In mixture modeling and clustering applications, the number of components and clusters is often not known. A stick-breaking mixture model, such as the Dirichlet process mixture model, is an appealing construction that assumes infinitely many components, while shrinking the weights of most of the unused components to near zero. However, it is well-known that this shrinkage is inadequate: even when the component distribution is correctly specified, spurious weights appear and give an inconsistent estimate of the number of clusters. In this article, we propose a simple solution: when breaking each mixture weight stick into two pieces, the length of the second piece is multiplied by a quasi-Bernoulli random variable, taking value one or a small constant close to zero. This effectively creates a soft-truncation and further shrinks the unused weights. Asymptotically, we show that as long as this small constant diminishes to zero at a rate faster than $o(1/n^2)$, with $n$ the sample size, the posterior distribution will converge to the true number of clusters. In comparison, we rigorously explore Dirichlet process mixture models using a concentration parameter that is either constant or rapidly diminishes to zero -- both of which lead to inconsistency for the number of clusters. Our proposed model is easy to implement, requiring only a small modification of a standard Gibbs sampler for mixture models. In simulations and a data application of clustering brain networks, our proposed method recovers the ground-truth number of clusters, and leads to a small number of clusters.
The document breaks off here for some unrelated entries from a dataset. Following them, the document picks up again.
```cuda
extern "C" int phf_am_single_run(const phf_am_config *cfg, int64_t n_chains, double *state,
                                 const int32_t *dataset_id, const double *temperature, const phf_dataset *datasets,
                                 const phf_dose_group *groups, double *samples, void *stream)
{
    if (!cfg) return set_error(PHF_EINVAL, "phf_am_single_run: cfg is NULL");
    if (cfg->model != 1 && cfg->model != 2) return set_error(PHF_EINVAL, "cfg.model must be 1 or 2");
    if (int rc = check_run_config(*cfg, samples != nullptr)) return rc;
    if (n_chains < 0 || (n_chains > 0 && (!state || !dataset_id || !temperature || !datasets || !groups)))
        return set_error(PHF_EINVAL, "phf_am_single_run: null pointer");
    if (n_chains == 0 || cfg->n_iters == 0) return PHF_OK;

    int32_t lanes = 0, depth = 0;
    if (int rc = phf_am_single_shape(n_chains, cfg->lanes_per_chain, cfg->speculation, &lanes, &depth)) return rc;
    int block = cfg->block_threads;
    if (block <= 0) block = depth > 1 ? 128 : default_block_threads(n_chains * lanes);
    if (block % 32 != 0 || block > 128)
        return set_error(PHF_EINVAL, "cfg.block_threads must be a multiple of 32, at most 128");
    if (cfg->stage_groups < 0) return set_error(PHF_EINVAL, "cfg.stage_groups must be >= 0");
    if (depth > 1 && (uint64_t)cfg->t0 + cfg->n_iters > 0xFFFFFF00ull)
        return set_error(PHF_EINVAL, "iteration counter overflow (speculative form)");
    if (depth > 1)
        return am_single_spec_launch(*cfg, lanes, depth, n_chains, block, state, dataset_id, temperature, datasets, groups,
                                     samples, (cudaStream_t)stream);
    cudaStream_t s = (cudaStream_t)stream;
    const int minb = cfg->min_ctas_hint > 0 ? cfg->min_ctas_hint : 3;
#define PHF_AM_CASE(M, G, MINB)                                                                                  \
    if (cfg->model == M && lanes == G && minb == MINB)                                                                       \
        return launch_am_single<M, G, MINB>(*cfg, n_chains, block, state, dataset_id, temperature, datasets, groups, \
                                            samples, s)
    PHF_AM_CASE(1, 1, 3);
    PHF_AM_CASE(1, 2, 3);
    PHF_AM_CASE(1, 4, 3);
    PHF_AM_CASE(2, 1, 3);
    PHF_AM_CASE(2, 2, 3);
    PHF_AM_CASE(2, 4, 3);
    PHF_AM_CASE(1, 1, 2);
    PHF_AM_CASE(1, 2, 2);
    PHF_AM_CASE(1, 4, 2);
    PHF_AM_CASE(2, 1, 2);
    PHF_AM_CASE(2, 2, 2);
    PHF_AM_CASE(2, 4, 2);
    PHF_AM_CASE(1, 1, 4);
    PHF_AM_CASE(1, 2, 4);
    PHF_AM_CASE(1, 4, 4);
    PHF_AM_CASE(2, 1, 4);
    PHF_AM_CASE(2, 2, 4);
    PHF_AM_CASE(2, 4, 4);
    PHF_AM_CASE(2, 4, 6);
#undef PHF_AM_CASE
    return set_error(PHF_EINVAL, "no kernel variant for this (model, lanes, occupancy hint)");
}

extern "C" int phf_am_single_resident_ctas(int model, int lanes, int block_threads, int64_t smem_bytes)
{
    int n = 0;
    cudaError_t e = cudaErrorInvalidValue;
#define PHF_OCC_CASE(M, G)                                                                                           \
    if (model == M && lanes == G)                                                                                    \
        e = cudaOccupancyMaxActiveBlocksPerMultiprocessor(&n, am_single_kernel<M, G, 3>, block_threads, (size_t)smem_bytes)
    PHF_OCC_CASE(1, 1);
    PHF_OCC_CASE(1, 2);
    PHF_OCC_CASE(1, 4);
    PHF_OCC_CASE(2, 1);
    PHF_OCC_CASE(2, 2);
    PHF_OCC_CASE(2, 4);
#undef PHF_OCC_CASE
    if (e) return set_cuda_error(e, "phf_am_single_resident_ctas");
    return n;
}
```

### pyhillfit_b200/csrc/phf_single.cuh

```cuda
#pragma once
#include "../../include/pyhillfit_b200.h"
#include "phf_common.cuh"
#include "phf_math.cuh"

namespace phf {

template <int MODEL>
struct SingleDims {
    static constexpr int D = MODEL == 1 ? 2 : 3;
    static constexpr int NT = D * (D + 1) / 2;
    static constexpr int NF = PHF_STATE_SIZE(D);
};

template <int MODEL, bool PW = false>
PHF_DI void dose_group_terms(const double *T, const phf_dose_group &Gd, double hill, double lic_hi, double lic_lo, double inv_ic50,
                             double inv_s, double &e2, double &cens)
{
    const double x = MODEL == 2 ? hill_ratio_pow(T, Gd.lnc_hi, Gd.lnc_lo, lic_hi, lic_lo, hill) : Gd.conc * inv_ic50;
    const double p = hill_response(x);
    const double r = Gd.ybar - p;
    e2 += fma(Gd.n_other * r, r, Gd.ss);
    const bool has0 = Gd.n0 > 0.0, has100 = Gd.n100 > 0.0;
    if (has0 || has100) {
        const double z = has0 ? (0.0 - p) * inv_s : (p - 100.0) * inv_s;
        cens = fma(has0 ? Gd.n0 : Gd.n100, PW ? fm::log_ndtr_nonpos_pw(T, z) : fm::log_ndtr_nonpos(T, z), cens);
        if (has0 && has100) {
            const double z2 = (p - 100.0) * inv_s;
            cens = fma(Gd.n100, PW ? fm::log_ndtr_nonpos_pw(T, z2) : fm::log_ndtr_nonpos(T, z2), cens);
        }
    }
}

template <bool VOTE, bool PW = false>
PHF_DI double censored_pair(const double *T, double z0, double w0, double z1, double w1)
{
    auto lphi = [&](double z) { return PW ? fm::log_ndtr_nonpos_pw(T, z) : fm::log_ndtr_nonpos(T, z); };
    const bool c0 = w0 > 0.0, c1 = w1 > 0.0;
    bool two = c0 && c1, one = c0 || c1;
    if (VOTE) {
        two = __any_sync(0xffffffffu, two) != 0;
        one = __any_sync(0xffffffffu, one) != 0;
    }
    double acc = 0.0;
    if (two) {
        acc = fma(w1, lphi(z1), w0 * lphi(z0));
    } else if (one) {
        acc = (c0 ? w0 : w1) * lphi(c0 ? z0 : z1);
    }
    return acc;
}

constexpr int kPrepPairs = 4;

template <int MODEL>
PHF_DI void prepare_group(const phf_dose_group *__restrict__ grp, int g, int ng, double2 *dst, int stride, bool &both)
{
    double a0 = 0.0, a1 = 0.0, ybar = 0.0, n_other = 0.0, ss = 0.0, csign = 1.0, coff = -100.0, cw = 0.0;
    if (g < ng) {
        const phf_dose_group Gd = grp[g];
        a0 = MODEL == 2 ? Gd.lnc_hi : Gd.conc;
        a1 = Gd.lnc_lo;
        ybar = Gd.ybar;
        n_other = Gd.n_other;
        ss = Gd.ss;
        const bool has0 = Gd.n0 > 0.0, has100 = Gd.n100 > 0.0;
        csign = has0 ? -1.0 : 1.0;
        coff = has0 ? 0.0 : -100.0;
        cw = has0 ? Gd.n0 : (has100 ? Gd.n100 : 0.0);
        both = both || (has0 && has100);
    }
    dst[0 * stride] = make_double2(a0, a1);
    dst[1 * stride] = make_double2(ybar, n_other);
    dst[2 * stride] = make_double2(ss, csign);
    dst[3 * stride] = make_double2(coff, cw);
}

struct PrepView {
    const double2 *rec;
    int stride;
    bool both_kinds;
};

template <int MODEL, int G, bool VOTE, bool PREP = false>
PHF_DI void single_log_target_lanes(const double *T, const double *th, const phf_dose_group *__restrict__ grp, int ng,
                                    double pi_bit, double n_other_total, double temperature, int gl, unsigned mask,
                                    double &log_target, double &loglik_t1, const PrepView pv = PrepView{nullptr, 0, false})
{
    const double pic50 = th[0];
    const double hill = MODEL == 2 ? th[1] : 1.0;
    const double sigma = th[MODEL == 2 ? 2 : 1];
    const bool sigma_ok = sigma > kSigmaLower;
    const double sg = sigma_ok ? sigma : 1.0;
    const double inv_s = fm::rcp(sg);
    const double sm = sg - kSigmaLower;
    double log_s = 0.0, log_sm = 0.0, lane_log = 0.0;
    if (G >= 2) {
        lane_log = fm::log_pos(T, gl == 0 ? sg : sm);
    } else {
        log_s = fm::log_pos(T, sg);
        log_sm = fm::log_pos(T, sm);
    }
    bool in_support = sigma_ok && (pic50 >= kPic50ExpLower);
    if (MODEL == 2) in_support = in_support && (hill >= kHillLower) && (hill <= kHillUpper);

    double lic_hi = 0.0, lic_lo = 0.0, inv_ic50 = 0.0;
    if (MODEL == 2)
        ln_ic50(pic50, lic_hi, lic_lo);
    else
        inv_ic50 = fm::exp10_clamped(T, pic50 - 6.0);

    constexpr int U = 4 / G;
    constexpr bool PW = VOTE && G >= 2;
    double e2 = 0.0, cens = 0.0;
    double zc[U], wc[U], pu[U];
    bool both_kinds = false;
#pragma unroll
    for (int u = 0; u < U; ++u) {
        if (PREP) {
            const double2 r0 = pv.rec[(u * kPrepPairs + 0) * pv.stride], r1 = pv.rec[(u * kPrepPairs + 1) * pv.stride];
            const double2 r2 = pv.rec[(u * kPrepPairs + 2) * pv.stride], r3 = pv.rec[(u * kPrepPairs + 3) * pv.stride];
            const double x = MODEL == 2 ? hill_ratio_pow<!VOTE>(T, r0.x, r0.y, lic_hi, lic_lo, hill) : r0.x * inv_ic50;
            const double p = hill_response(x);
            const double r = r1.x - p;
            e2 += fma(r1.y * r, r, r2.x);
            zc[u] = fma(r2.y, p, r3.x) * inv_s;
            wc[u] = r3.y;
            pu[u] = p;
            continue;
        }
        const int g = gl + u * G;
        const bool on = g < ng;
        const phf_dose_group *Gp = grp + (on ? g : 0);
        const double x = MODEL == 2 ? hill_ratio_pow<!VOTE>(T, Gp->lnc_hi, Gp->lnc_lo, lic_hi, lic_lo, hill)
                                    : Gp->conc * inv_ic50;
        const double p = hill_response(x);
        const double r = Gp->ybar - p;
        const double gauss = fma(Gp->n_other * r, r, Gp->ss);
        e2 += on ? gauss : 0.0;
        const double n0 = Gp->n0, n100 = Gp->n100;
        const bool has0 = on && n0 > 0.0, has100 = on && n100 > 0.0;
        zc[u] = (has0 ? 0.0 - p : p - 100.0) * inv_s;
        wc[u] = has0 ? n0 : (has100 ? n100 : 0.0);
        pu[u] = p;
        both_kinds = both_kinds || (has0 && has100);
    }
    if (U == 1) {
        cens = censored_pair<VOTE, PW>(T, zc[0], wc[0], zc[0], 0.0);
    } else {
#pragma unroll
        for (int u = 0; u + 1 < U; u += 2) cens += censored_pair<VOTE, PW>(T, zc[u], wc[u], zc[u + 1], wc[u + 1]);
    }
    if (PREP ? pv.both_kinds : both_kinds) {
#pragma unroll
        for (int u = 0; u < U; ++u) {
            const int g = gl + u * G;
            if (g < ng && grp[g].n0 > 0.0 && grp[g].n100 > 0.0)
                cens = fma(grp[g].n100, PW ? fm::log_ndtr_nonpos_pw(T, (pu[u] - 100.0) * inv_s)
                                           : fm::log_ndtr_nonpos(T, (pu[u] - 100.0) * inv_s), cens);
        }
    }
    for (int g = gl + U * G; g < ng; g += G) {
        const phf_dose_group Gd = grp[g];
        dose_group_terms<MODEL, PW>(T, Gd, hill, lic_hi, lic_lo, inv_ic50, inv_s, e2, cens);
    }
    double raw, log_sm4;
    if (G >= 2) {
        double lik = fma(-e2, 0.5 * inv_s * inv_s, cens);
        lik = gl == 0 ? fma(-n_other_total, lane_log, lik - pi_bit) : lik;
        double pri = gl == 1 ? kSigmaShapeM1 * lane_log : 0.0;
        raw = group_sum<G>(lik, mask);
        log_sm4 = group_sum<G>(pri, mask);
    } else {
        raw = fma(-e2, 0.5 * inv_s * inv_s, fma(-n_other_total, log_s, cens - pi_bit));
        log_sm4 = kSigmaShapeM1 * log_sm;
    }
    const double prior = fma(-kPic50ExpRate, pic50, fma(-sm, 1.0 / kSigmaScale, log_sm4));
    loglik_t1 = sigma_ok ? raw : -CUDART_INF;
    const double post = temperature == 0.0 ? prior : fma(temperature, raw, prior);
    log_target = in_support ? post : -CUDART_INF;
}
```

翻译：在混合建模和聚类应用中，组分数和簇数往往未知。棍子断裂混合模型（如狄利克雷过程混合模型）是一种具有吸引力的构造，它假设存在无限多个组分，同时将大多数未使用组分的权重收缩至接近零。然而，众所周知这种收缩并不充分：即使组分分布被正确指定，仍会出现虚假权重，导致对簇数的估计不一致。本文提出一种简单解决方案：在将每个混合权重棍子断裂为两段时，第二段的长度乘以一个准伯努利随机变量（取值为1或接近零的小常数）。这有效实现了软截断，并进一步收缩未使用权重。渐近分析表明，只要这个小常数以快于$o(1/n^2)$的速率趋于零（其中$n$为样本量），后验分布将收敛至真实的簇数。作为对比，我们严格探讨了使用固定浓度参数或快速衰减至零的浓度参数的狄利克雷过程混合模型——两者均导致对簇数的不一致性。所提出的模型易于实现，仅需对标准混合模型吉布斯采样器进行微小修改。在模拟实验和脑网络聚类的数据应用中，我们的方法恢复了真实的簇数，并得到少量簇的结果。